Whilst I do agree with the posts that she will never see it and never believe you so your better to cut contact I think I would write Helen a letter as you divorce John. I would have to for my own sanity.

Don’t tell her she’s always been difficult or anything like that, yes she’s horrific for bringing your kids into it. But she was a troubled teenager whose only view of you is based on lies.
Divorce him, write her a letter as a “goodbye” saying during the argument some things have come to light.
You’ve loved her, you’ve really tried, you have many cherished memories together and you know her view is based on the rubbish she has been told. You wish her and (controlling) wife well in their marriage and will be thinking of her on their special day.
Then leave it be. Nothing negative about what she’s done or said to you, only positives.

Clutterbugsmum · 01/03/2021 09:35

You don't need to speak to her at all. You do need to tell John that you do not want to see/hear anything from her. There is no reason for him to even mention her or her wedding as you have made it crystal clear that you will not be involved or go to it. You know when it is, so you know that he will be going that weekend.

They are both doing this to continue to hurt you. They both know you are not involved in these lies and they both continue to abuse you and more importantly they are enjoying hurting you.

frazzledasarock · 01/03/2021 09:46

You know how you felt your head would explode at the possibility that everything your husband has told you is a lie so nothing you know from him is true.

That's Helen, except she doesn't know your H is a liar, add in whatever childhood trauma she has suffered and that's never going to result in a calm rational person is it?

I wouldn't bother trying to justify or put right anything.

You will not be believed and it will just add fuel to this whole sorry drama.

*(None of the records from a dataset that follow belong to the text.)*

-        const int b = gg % NSB, pb = gg & 1;
-        const uint32_t suse = (uint32_t)(gg / NSB), puse = (uint32_t)(gg >> 1);
         TRB(warp, g, 0);
-        mbar_wait(bars.sfull(b), suse & 1u);
+        mbar_wait(bars.sfull(wg), use & 1u);
         TRB(warp, g, 1);
         tcgen05_fence_after();
-        const uint32_t t_s = t_lane + (uint32_t)(b * 128);
-        const uint32_t stage = sStage + pb * STAGE_BYTES + (uint32_t)rl * 128u;
         if (!wvalid) {
-          tcgen05_fence_before();
-          __syncwarp();
-          if (lane == 0) mbar_arrive(bars.sfree(b));
-          mbar_wait(bars.pfree(pb), (puse & 1u) ^ 1u);
+          release_s();
+          mbar_wait(bars.pfree(wg), (use & 1u) ^ 1u);
         } else {
           uint32_t sv[2][16], dv[2][16], w0[8], w1[8];
           const int npieces = ncols16 >> 4;
           tmem_ld16(t_s, sv[0]);
           tmem_ld16(t_s + 64u, dv[0]);
           tmem_ld_wait();
+          if (npieces == 1) release_s();
           bool waited = false;
 #pragma unroll
           for (int pc = 0; pc < 4; ++pc) {
@@ -1018,41 +1017,27 @@
                 tmem_ld16(t_s + (uint32_t)(16 * (pc + 1)), sv[cur ^ 1]);
                 tmem_ld16(t_s + 64u + (uint32_t)(16 * (pc + 1)), dv[cur ^ 1]);
               }
-              if (phase == 0) {
-#pragma unroll
-                for (int j = 0; j < 8; ++j) {
-                  float p0 = ex2f(fmaf(__uint_as_float(sv[cur][2 * j]), sl2, rc0)), p1 = ex2f(fmaf(__uint_as_float(sv[cur][2 * j + 1]), sl2, rc0));
-                  if (tail) { if (16 * pc + 2 * j >= ncols) p0 = 0.f; if (16 * pc + 2 * j + 1 >= ncols) p1 = 0.f; }
-                  w0[j] = pack_bf2(p0 * fmaf(__uint_as_float(dv[cur][2 * j]), scale, rc1), p1 * fmaf(__uint_as_float(dv[cur][2 * j + 1]), scale, rc1));
-                }
-              } else {
-                const float* nl = cst + blk * 64 + 16 * pc;
-                const float* dl = nl + 320;
-#pragma unroll
-                for (int j = 0; j < 8; ++j) {
-                  const float2 l2 = *reinterpret_cast<const float2*>(nl + 2 * j), d2 = *reinterpret_cast<const float2*>(dl + 2 * j);
-                  float p0 = ex2f(fmaf(__uint_as_float(sv[cur][2 * j]), sl2, l2.x)), p1 = ex2f(fmaf(__uint_as_float(sv[cur][2 * j + 1]), sl2, l2.y));
-                  if (tail) { if (16 * pc + 2 * j >= ncols) p0 = 0.f; if (16 * pc + 2 * j + 1 >= ncols) p1 = 0.f; }
-                  w0[j] = pack_bf2(p0, p1);
-                  w1[j] = pack_bf2(p0 * fmaf(__uint_as_float(dv[cur][2 * j]), scale, d2.x), p1 * fmaf(__uint_as_float(dv[cur][2 * j + 1]), scale, d2.y));
-                }
+              const float* nl = cst + qb * 64 + 16 * pc;
+              const float* dl = nl + 320;
+#pragma unroll
+              for (int j = 0; j < 8; ++j) {
+                const float2 l2 = *reinterpret_cast<const float2*>(nl + 2 * j), d2 = *reinterpret_cast<const float2*>(dl + 2 * j);
+                float p0 = ex2f(fmaf(__uint_as_float(sv[cur][2 * j]), sl2, l2.x)), p1 = ex2f(fmaf(__uint_as_float(sv[cur][2 * j + 1]), sl2, l2.y));
+                if (tail) { if (16 * pc + 2 * j >= ncols) p0 = 0.f; if (16 * pc + 2 * j + 1 >= ncols) p1 = 0.f; }
+                w0[j] = pack_bf2(p0, p1);
+                w1[j] = kvalid ? pack_bf2(p0 * fmaf(__uint_as_float(dv[cur][2 * j]), scale, d2.x), p1 * fmaf(__uint_as_float(dv[cur][2 * j + 1]), scale, d2.y)) : 0u;
               }
-              if (!waited) { mbar_wait(bars.pfree(pb), (puse & 1u) ^ 1u); waited = true; }
+              if (!waited) { mbar_wait(bars.pfree(wg), (use & 1u) ^ 1u); waited = true; }
               {
                 const uint32_t c0 = ((uint32_t)(pc * 32)) ^ sx, c1 = ((uint32_t)(pc * 32 + 16)) ^ sx;
                 st_shared_v4(stage + c0, w0[0], w0[1], w0[2], w0[3]);
                 st_shared_v4(stage + c1, w0[4], w0[5], w0[6], w0[7]);
-                if (phase == 1) {
-                  st_shared_v4(stage + TILE_BYTES + c0, w1[0], w1[1], w1[2], w1[3]);
-                  st_shared_v4(stage + TILE_BYTES + c1, w1[4], w1[5], w1[6], w1[7]);
-                }
+                st_shared_v4(stage + TILE_BYTES + c0, w1[0], w1[1], w1[2], w1[3]);
+                st_shared_v4(stage + TILE_BYTES + c1, w1[4], w1[5], w1[6], w1[7]);
               }
               if (pc + 1 < npieces) {
                 tmem_ld_wait();
-              } else {
-                tcgen05_fence_before();
-                __syncwarp();
-                if (lane == 0) mbar_arrive(bars.sfree(b));
+                if (pc + 2 == npieces) release_s();
               }
             }
           }
@@ -1060,10 +1045,10 @@
         TRB(warp, g, 2);
         fence_proxy_async_smem();
         __syncwarp();
-        if (lane == 0) mbar_arrive(bars.pready(pb));
+        if (lane == 0) mbar_arrive(bars.pready(wg));
         TRB(warp, g, 3);
-        blk += 2;
-        while (blk >= nblk) { blk -= nblk; if (++tile == ntiles) { tile = 0; ++phase; } }
+        qb += 2;
+        while (qb >= nblk) { qb -= nblk; ++kt; }
       }
     }
   } else {
@@ -1071,7 +1056,6 @@
     const int rl = q * 32 + lane;
     const uint32_t t_lane = tmem_base + ((uint32_t)(q * 32) << 16);
     const float scale = p.scale, sl2 = p.scale * LOG2E_F;
-    uint32_t euse = 0;
     auto load_consts = [&](int item, int par) {
       const int n = item / heads, h = item - n * heads;
       const float* lb = p.lse + ((long long)n * heads + h) * T;
@@ -1182,45 +1166,60 @@
       }
       __syncwarp();
       if (lane == 0) mbar_arrive(bars.opfree());
-      for (int tc = 0; tc < 2 * ntiles; ++tc) {
-        const int phase = tc >= ntiles ? 1 : 0, tile = tc - phase * ntiles;
-        const int a = phase == 1 ? 2 : (tile & 1);
-        const int row = tile * 128 + rl;
-        mbar_wait(bars.accfull(a), (euse >> a) & 1u);
-        TRB(warp, tc, 0);
+      auto drain_kv = [&](int kt) {
+        mbar_wait(bars.kvfull(), (uint32_t)(it * ntiles + kt) & 1u);
+        TRB(warp, kt, 0);
         tcgen05_fence_after();
-        if (tile * 128 + q * 32 < Tp) {
+        const int row = kt * 128 + rl;
+        if (kt * 128 + q * 32 < Tp) {
           uint32_t v0[32], v1[32];
-          const uint32_t col = a == 2 ? 384u : 384u + 64u * a;
-          tmem_ld32(t_lane + col, v0);
-          tmem_ld32(t_lane + col + 32u, v1);
+          __nv_bfloat16* orow = out + (long long)row * 3 * D;
+          tmem_ld32(t_lane + col_kv, v0);
+          tmem_ld32(t_lane + col_kv + 32u, v1);
           tmem_ld_wait();
-          __nv_bfloat16* orow = out + (long long)row * 3 * D;
-          if (phase == 0) {
-            if (row < Tp) {
-              if (edge) store_row64_bf16_axpy(orow, v0, v1, ev[288 + row], evec);
-              else store_row64_bf16(orow, v0, v1, 1.f);
-            }
-          } else {
-            if (row < Tp) {
-              if (edge) store_row64_bf16_axpy(orow + 2 * D, v0, v1, ev[576 + row], evec + 128);
-              else store_row64_bf16(orow + 2 * D, v0, v1, 1.f);
-            }
-            tmem_ld32(t_lane + col + 64u, v0);
-            tmem_ld32(t_lane + col + 96u, v1);
-            tmem_ld_wait();
-            if (row < Tp) {
-              if (edge) store_row64_bf16_axpy(orow + D, v0, v1, ev[864 + row], evec + 64);
-              else store_row64_bf16(orow + D, v0, v1, 1.f);
-            }
+          if (row < Tp) {
+            if (edge) store_row64_bf16_axpy(orow + 2 * D, v0, v1, ev[576 + row], evec + 128);
+            else store_row64_bf16(orow + 2 * D, v0, v1, 1.f);
+          }
+          tmem_ld32(t_lane + col_kv + 64u, v0);
+          tmem_ld32(t_lane + col_kv + 96u, v1);
+          tmem_ld_wait();
+          if (row < Tp) {
+            if (edge) store_row64_bf16_axpy(orow + D, v0, v1, ev[864 + row], evec + 64);
+            else store_row64_bf16(orow + D, v0, v1, 1.f);
           }
         }
         tcgen05_fence_before();
         __syncwarp();
-        if (lane == 0) mbar_arrive(bars.accfree(a));
-        euse ^= 1u << a;
-        TRB(warp, tc, 1);
-      }
+        if (lane == 0) mbar_arrive(bars.kvfree());
+        TRB(warp, kt, 1);
+      };
+      auto drain_dq = [&](int r) {
+        mbar_wait(bars.dqfull(r), opar);
+        TRB(warp, 8 + r, 0);
+        tcgen05_fence_after();
+        uint32_t v0[32], v1[32];
+        tmem_ld32(t_lane + col_dq + 64u * (uint32_t)r, v0);
+        tmem_ld32(t_lane + col_dq + 64u * (uint32_t)r + 32u, v1);
+        tmem_ld_wait();
+        const int qb = 2 * r + (lane >> 4), row = qb * 64 + 16 * q + (lane & 15);
+        if (qb < nblk && row < Tp) {
+          __nv_bfloat16* orow = out + (long long)row * 3 * D;
+          if (edge) store_row64_bf16_axpy(orow, v0, v1, ev[288 + row], evec);
+          else store_row64_bf16(orow, v0, v1, 1.f);
+        }
+        tcgen05_fence_before();
+        __syncwarp();
+        if (lane == 0) mbar_arrive(bars.dqfree(r));
+        TRB(warp, 8 + r, 1);
+      };
+      const int ndq = (nblk + 1) >> 1;
+      for (int kt = 0; kt < ntiles; ++kt) {
+        if (kt == ntiles - 1)
+          for (int r = 0; r + 1 < ndq; ++r) drain_dq(r);
+        drain_kv(kt);
+      }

I'd just speed up plans on leaving this whole sorry mess with my children still relatively in tact.

picklemewalnuts · 01/03/2021 10:03

I'd send her a simple email, copying him in if you want to.

I'd say that you wish her well, and always have. That unfortunately her father has not been honest in his dealings with you and her, and has created this situation of distrust. That you are going to step away from all the arguments, because you know that arguing won't help any of you heal or change what you all believe about each other. That you have tried hard to help and support her, but understand that she isn't able to appreciate that because of the complexity of the relationships. That you hope she will stay in touch with her siblings, but not to bring them into arguments she has with other family members.

Howshouldibehave · 01/03/2021 10:39

But she has already told oldest teen that teen is a liar about my conversation with teen

Are these all the same one teen?

ruledbynine · 01/03/2021 10:47

I don’t understand why you haven’t left your husband yet. You seem more invested in “proving” your innocence than actually cutting out the infestation that is rotting away your life. How can you live like this?